• **Prompt**: Beneath this line is the data. Output exactly the lines from the line with "void __launch_bounds__(HW_MAX_THREADS, 3)" to the line with "ulonglong2* acc2 = reinterpret_cast<ulonglong2*>(a.acc);", both ends included, and nothing more.

• **Records supplied**:

template <int GP, int Z, bool DAMP, bool COMBINE, bool PROF, bool DEALT>
__global__ void __launch_bounds__(HW_MAX_THREADS, 3) fm_sgd_rowlane_kernel(const HogwildArgs a) {
  extern __shared__ __align__(128) unsigned char smem[];
  uint64_t* bars = reinterpret_cast<uint64_t*>(smem);
  float* s_acc = reinterpret_cast<float*>(smem + 64);
  unsigned long long* s_prof = reinterpret_cast<unsigned long long*>(smem + RL_PROF_OFF);

  const int tid = threadIdx.x;
  const int TR = a.tile_rows;
  const uint32_t G = gridDim.x;
  const uint32_t R = a.ramp_tiles;
  const uint32_t n_win = rowlane_windows(a.n_tiles, R, G);
  long long tprof = 0;
  auto prof_mark = [&](int slot) {
    if constexpr (PROF) {
      if (tid == 0) {
        const long long now = clock64();
        s_prof[slot] += (unsigned long long)(now - tprof);
        tprof = now;
      }
    }
  };
  if (PROF && tid < RL_PROF_SLOTS) s_prof[tid] = 0ull;
  auto tile_of = [&](uint32_t j) -> uint32_t {
    const uint32_t t = j < R ? (blockIdx.x == 0 ? j : HW_NO_TILE) : R + (j - R) * G + blockIdx.x;
    return t < a.n_tiles ? t : HW_NO_TILE;
  };

  const uint64_t policy = ring_init(smem, tid);
  const int ptid = (int)blockDim.x - 32;
  uint32_t pj = 0;
  auto next_tile = [&]() -> uint32_t {
    for (; pj < n_win; ++pj)
      if (tile_of(pj) != HW_NO_TILE) return tile_of(pj++);
    return HW_NO_TILE;
  };
  if (tid == ptid) {
    for (int i = 0; i < HW_NSTAGE; i++) {
      const uint32_t t = next_tile();
      if (t != HW_NO_TILE) {
        const uint64_t r0 = (uint64_t)t * TR, r1 = min(r0 + (uint64_t)TR, a.n_rows);
        issue_tile(a, smem, bars, t, i, policy, __ldg(a.row_ptr + r0), __ldg(a.row_ptr + r1));
      }
    }
  }
  __syncthreads();

  const bool use_w0 = a.use_w0 != 0;
  const float lr = a.lr;
  GridBarrier gbar{a.gbar, a.gbar_base};
  const uint64_t q0 = blockIdx.x * (uint64_t)blockDim.x + tid;
  const uint64_t fold_stride = (uint64_t)G * blockDim.x;
  const uint64_t n_vec = a.n_acc / 4;
  float4* state4 = reinterpret_cast<float4*>(a.state);
  ulonglong2* acc2 = reinterpret_cast<ulonglong2*>(a.acc);
  if (PROF && tid == 0) tprof = clock64();

  float w0_run = (DEALT && use_w0 && tid == 0) ? ld_cg_f(a.w0) : 0.f;
  bool bad = false;
  int it = 0;
  for (uint32_t j = 0; j < n_win; ++j) {
    const uint32_t tile = tile_of(j);
    if (DEALT && use_w0 && tid == 0 && j > 0) w0_run = acc_fold(w0_run, __ldcg(a.acc_w0x + ((j - 1) & 1)), bad);
    if (tile != HW_NO_TILE) {
      const int stage = it % HW_NSTAGE;
      const uint32_t parity = (uint32_t)(it / HW_NSTAGE) & 1u;
      uint32_t nt = HW_NO_TILE;
      uint64_t nt_nb = 0, nt_ne = 0;
      if (tid == ptid) {
        nt = next_tile();
        if (nt != HW_NO_TILE) {
          const uint64_t r0 = (uint64_t)nt * TR, r1 = min(r0 + (uint64_t)TR, a.n_rows);
          nt_nb = __ldg(a.row_ptr + r0);
          nt_ne = __ldg(a.row_ptr + r1);
        }
      }
      HogwildArgs w = a;
      if (j < R) {
        w.conc_scale = a.ramp_conc_scale;
        w.w0_conc = a.ramp_w0_conc;
      }
      BiasFetch bias;
      bias.slot = reinterpret_cast<float*>(smem + 192);
      if (DEALT) bias.pending = w0_run;
      else bias.issue(a, use_w0, tid);
      const uint32_t pos = DEALT && tid < (int)min((uint64_t)TR, a.n_rows - (uint64_t)tile * TR)
                               ? __ldg(a.deal_pos + (uint64_t)tile * TR + tid)
                               : 0xffffffffu;
      mbar_wait(bars + stage, parity);

      unsigned char* sb = stage_base(smem, a, stage);
      const uint64_t* rp = reinterpret_cast<const uint64_t*>(sb);
      const float* ys = reinterpret_cast<const float*>(sb + (size_t)(TR + 2) * 8);
      const uint32_t* ids = reinterpret_cast<const uint32_t*>(sb + (size_t)(TR + 2) * 8 + (size_t)TR * 4);
      const float* xs = reinterpret_cast<const float*>(ids + a.tile_cap);
      const uint64_t row0 = (uint64_t)tile * TR;
      const int rows_here = (int)min((uint64_t)TR, a.n_rows - row0);

      float mult, hj, w0 = 0.f;
      rowlane_tile<GP, Z, DAMP, COMBINE, true, DEALT>(
          w, rp, ys, ids, xs, rows_here, tid,
          [&]() {
            w0 = bias.get(use_w0, tid, it, (int)blockDim.x);
            prof_mark(0);
            return w0;
          },
          mult, hj);
      float2* s_part = reinterpret_cast<float2*>(s_acc) + (it & 1) * 8;
      if (DEALT) {
        if (use_w0 && pos != 0xffffffffu) a.bias_rows[pos] = make_float2(mult, hj);
      } else if (use_w0) {
        bias_partial(s_part, mult, hj, tid);
      }
      __syncthreads();
      if (tid == ptid) {
        if (nt != HW_NO_TILE) issue_tile(a, smem, bars, nt, stage, policy, nt_nb, nt_ne);
        if (!DEALT && use_w0) {
          float M = 0.f, H = 0.f;
          for (int i = 0; i < (int)(blockDim.x >> 5); i++) {
            M += s_part[i].x;
            H += s_part[i].y;
          }
          const float T = (float)rows_here;
          M += T * a.reg0 * w0;
          const float gsc = gamma_scale(fmaxf(w.w0_conc, 1.f), lr * (H / T + a.reg0));
          acc_add(a.acc_w0, -lr * gsc * M, a.acc_bad);
        }
      }
      ++it;
    }
    prof_mark(1);
    bulk_wait_all();
    fence_proxy_async_global();
    gbar.arrive(tid);
    prof_mark(2);
    float4 s = make_float4(0.f, 0.f, 0.f, 0.f);
    if (q0 < n_vec) s = __ldcg(state4 + q0);
    gbar.wait(tid);
    prof_mark(3);
    float2 pr = make_float2(0.f, 0.f);
    if (DEALT && use_w0 && tile != HW_NO_TILE && tid < (int)min((uint64_t)TR, a.n_rows - (uint64_t)tile * TR))
      pr = __ldcg(a.bias_rows + blockIdx.x * TR + tid);
    bad = __ldcg(a.acc + a.n_acc) != 0ull;
    for (uint64_t q = q0; q < n_vec; q += fold_stride) {
      const ulonglong2 lo = __ldcg(acc2 + 2 * q), hi = __ldcg(acc2 + 2 * q + 1);
      if (q != q0) s = __ldcg(state4 + q);
      s.x = acc_fold(s.x, lo.x, bad);
      s.y = acc_fold(s.y, lo.y, bad);
      s.z = acc_fold(s.z, hi.x, bad);
      s.w = acc_fold(s.w, hi.y, bad);
      if (bad || (lo.x | lo.y | hi.x | hi.y) != 0ull) state4[q] = s;
      if ((lo.x | lo.y) != 0ull) acc2[2 * q] = make_ulonglong2(0ull, 0ull);
      if ((hi.x | hi.y) != 0ull) acc2[2 * q + 1] = make_ulonglong2(0ull, 0ull);
    }
    if (DEALT && use_w0) {
      if (tile != HW_NO_TILE) {
        float2* s_part = reinterpret_cast<float2*>(s_acc);
        bias_partial(s_part, pr.x, pr.y, tid);
        __syncthreads();
        if (tid == 0) {
          float M = 0.f, H = 0.f;
          for (int i = 0; i < (int)(blockDim.x >> 5); i++) {
            M += s_part[i].x;
            H += s_part[i].y;
          }
          const float T = (float)min((uint64_t)TR, a.n_rows - (uint64_t)tile * TR);
          M += T * a.reg0 * w0_run;
          const float gsc = gamma_scale(fmaxf(a.w0_conc, 1.f), lr * (H / T + a.reg0));
          acc_add(a.acc_w0x + (j & 1), -lr * gsc * M, a.acc_bad);
        }
      }
      if (blockIdx.x == 0 && tid == 0 && j > 0) a.acc_w0x[(j - 1) & 1] = 0ull;
    }
    prof_mark(4);
    if (DEALT || j + 1 < n_win) {
      gbar.arrive(tid);
      gbar.wait(tid);
    }
    fence_proxy_async_global();
    prof_mark(5);
  }
  if (DEALT) {
    const bool bad_end = __ldcg(a.acc + a.n_acc) != 0ull;
    if (bad_end && !bad)
      for (uint64_t q = q0; q < n_vec; q += fold_stride) state4[q] = make_float4(NAN, NAN, NAN, NAN);
    if (use_w0 && blockIdx.x == 0 && tid == 0) {
      *a.w0 = acc_fold(w0_run, __ldcg(a.acc_w0x + ((n_win - 1) & 1)), bad_end);
      a.acc_w0x[(n_win - 1) & 1] = 0ull;
    }
  }
  if constexpr (PROF) {
    __syncthreads();
    if (tid < RL_PROF_SLOTS) atomicAdd(a.prof + tid, s_prof[tid]);
  }
}


__device__ __forceinline__ void mbar_arrive(uint64_t* bar) {
  asm volatile("mbarrier.arrive.shared::cta.b64 _, [%0];" ::"r"(smem_u32(bar)) : "memory");
}

template <int GP, int Z, bool DAMP, bool COMBINE>
__global__ void __launch_bounds__(HW_MAX_THREADS + 32, 3) fm_sgd_rowlane_ws_kernel(const HogwildArgs a) {
  extern __shared__ __align__(128) unsigned char smem[];
  uint64_t* full = reinterpret_cast<uint64_t*>(smem);
  uint64_t* empty = reinterpret_cast<uint64_t*>(smem + 64);
  uint32_t* s_tile = reinterpret_cast<uint32_t*>(smem + 128);
  float* s_w0 = reinterpret_cast<float*>(smem + 160);
  float2* s_part = reinterpret_cast<float2*>(smem + 192);

  const int tid = threadIdx.x;
  const int lane = tid & 31;
  const int TR = a.tile_rows;
  const int n_cwarps = TR >> 5;
  const bool use_w0 = a.use_w0 != 0;
  auto stage_ptr = [&](int stage) { return smem + HW_WS_HDR_BYTES + (size_t)stage * a.stage_bytes; };

  if (tid == 0) {
    for (int i = 0; i < HW_NSTAGE; i++) {
      mbar_init(full + i, 1);
      mbar_init(empty + i, (uint32_t)n_cwarps);
    }
    fence_mbar_init();
  }
  __syncthreads();

  if (tid >= TR) {
    if (lane != 0) return;
    TileSched sched{a.sched, a.n_tiles, false};
    const uint64_t policy = policy_evict_first();
    auto fill = [&](int stage, uint32_t t) {
      s_tile[stage] = t;
      if (t == HW_NO_TILE) {
        mbar_arrive(full + stage);
        return;
      }
      s_w0[stage] = use_w0 ? ld_cg_f(a.w0) : 0.f;
      const uint64_t r0 = (uint64_t)t * TR, r1 = min(r0 + (uint64_t)TR, a.n_rows);
      issue_tile(a, smem, full, t, stage, policy, __ldg(a.row_ptr + r0), __ldg(a.row_ptr + r1), HW_WS_HDR_BYTES);
    };
    for (int i = 0; i < HW_NSTAGE; i++) fill(i, sched.claim());
    for (int it = 0;; ++it) {
      const int stage = it % HW_NSTAGE;
      const uint32_t t = s_tile[stage];
      if (t == HW_NO_TILE) break;
      mbar_wait(empty + stage, (uint32_t)(it / HW_NSTAGE) & 1u);
      if (use_w0) {
        float M = 0.f, H = 0.f;
        for (int i = 0; i < n_cwarps; i++) {
          const float2 p = s_part[stage * 8 + i];
          M += p.x;
          H += p.y;
        }
        const uint64_t row0 = (uint64_t)t * TR;
        const float T = (float)min((uint64_t)TR, a.n_rows - row0);
        M += T * a.reg0 * s_w0[stage];
        const float gsc = gamma_scale(fmaxf(a.w0_conc, 1.f), a.lr * (H / T + a.reg0));
        red_add_f(a.w0, -a.lr * gsc * M);
      }
      fill(stage, sched.claim());
    }
    sched.finish(gridDim.x, 0u);
    return;
  }

  for (int it = 0;; ++it) {
    const int stage = it % HW_NSTAGE;
    mbar_wait(full + stage, (uint32_t)(it / HW_NSTAGE) & 1u);
    const uint32_t tile = s_tile[stage];
    if (tile == HW_NO_TILE) break;
    unsigned char* sb = stage_ptr(stage);
    const uint64_t* rp = reinterpret_cast<const uint64_t*>(sb);
    const float* ys = reinterpret_cast<const float*>(sb + (size_t)(TR + 2) * 8);
    const uint32_t* ids = reinterpret_cast<const uint32_t*>(sb + (size_t)(TR + 2) * 8 + (size_t)TR * 4);
    const float* xs = reinterpret_cast<const float*>(ids + a.tile_cap);
    const uint64_t row0 = (uint64_t)tile * TR;
    const int rows_here = (int)min((uint64_t)TR, a.n_rows - row0);
    const float w0 = s_w0[stage];
    float mult, hj;
    rowlane_tile<GP, Z, DAMP, COMBINE, false, false>(a, rp, ys, ids, xs, rows_here, tid, [&]() { return w0; }, mult,
                                                     hj);
    if (use_w0) bias_partial(s_part + stage * 8, mult, hj, tid);
    __syncwarp();
    if (lane == 0) mbar_arrive(empty + stage);
  }
}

• **Result of the task**:
__global__ void __launch_bounds__(HW_MAX_THREADS, 3) fm_sgd_rowlane_kernel(const HogwildArgs a) {
  extern __shared__ __align__(128) unsigned char smem[];
  uint64_t* bars = reinterpret_cast<uint64_t*>(smem);
  float* s_acc = reinterpret_cast<float*>(smem + 64);
  unsigned long long* s_prof = reinterpret_cast<unsigned long long*>(smem + RL_PROF_OFF);

  const int tid = threadIdx.x;
  const int TR = a.tile_rows;
  const uint32_t G = gridDim.x;
  const uint32_t R = a.ramp_tiles;
  const uint32_t n_win = rowlane_windows(a.n_tiles, R, G);
  long long tprof = 0;
  auto prof_mark = [&](int slot) {
    if constexpr (PROF) {
      if (tid == 0) {
        const long long now = clock64();
        s_prof[slot] += (unsigned long long)(now - tprof);
        tprof = now;
      }
    }
  };
  if (PROF && tid < RL_PROF_SLOTS) s_prof[tid] = 0ull;
  auto tile_of = [&](uint32_t j) -> uint32_t {
    const uint32_t t = j < R ? (blockIdx.x == 0 ? j : HW_NO_TILE) : R + (j - R) * G + blockIdx.x;
    return t < a.n_tiles ? t : HW_NO_TILE;
  };

  const uint64_t policy = ring_init(smem, tid);
  const int ptid = (int)blockDim.x - 32;
  uint32_t pj = 0;
  auto next_tile = [&]() -> uint32_t {
    for (; pj < n_win; ++pj)
      if (tile_of(pj) != HW_NO_TILE) return tile_of(pj++);
    return HW_NO_TILE;
  };
  if (tid == ptid) {
    for (int i = 0; i < HW_NSTAGE; i++) {
      const uint32_t t = next_tile();
      if (t != HW_NO_TILE) {
        const uint64_t r0 = (uint64_t)t * TR, r1 = min(r0 + (uint64_t)TR, a.n_rows);
        issue_tile(a, smem, bars, t, i, policy, __ldg(a.row_ptr + r0), __ldg(a.row_ptr + r1));
      }
    }
  }
  __syncthreads();

  const bool use_w0 = a.use_w0 != 0;
  const float lr = a.lr;
  GridBarrier gbar{a.gbar, a.gbar_base};
  const uint64_t q0 = blockIdx.x * (uint64_t)blockDim.x + tid;
  const uint64_t fold_stride = (uint64_t)G * blockDim.x;
  const uint64_t n_vec = a.n_acc / 4;
  float4* state4 = reinterpret_cast<float4*>(a.state);
  ulonglong2* acc2 = reinterpret_cast<ulonglong2*>(a.acc);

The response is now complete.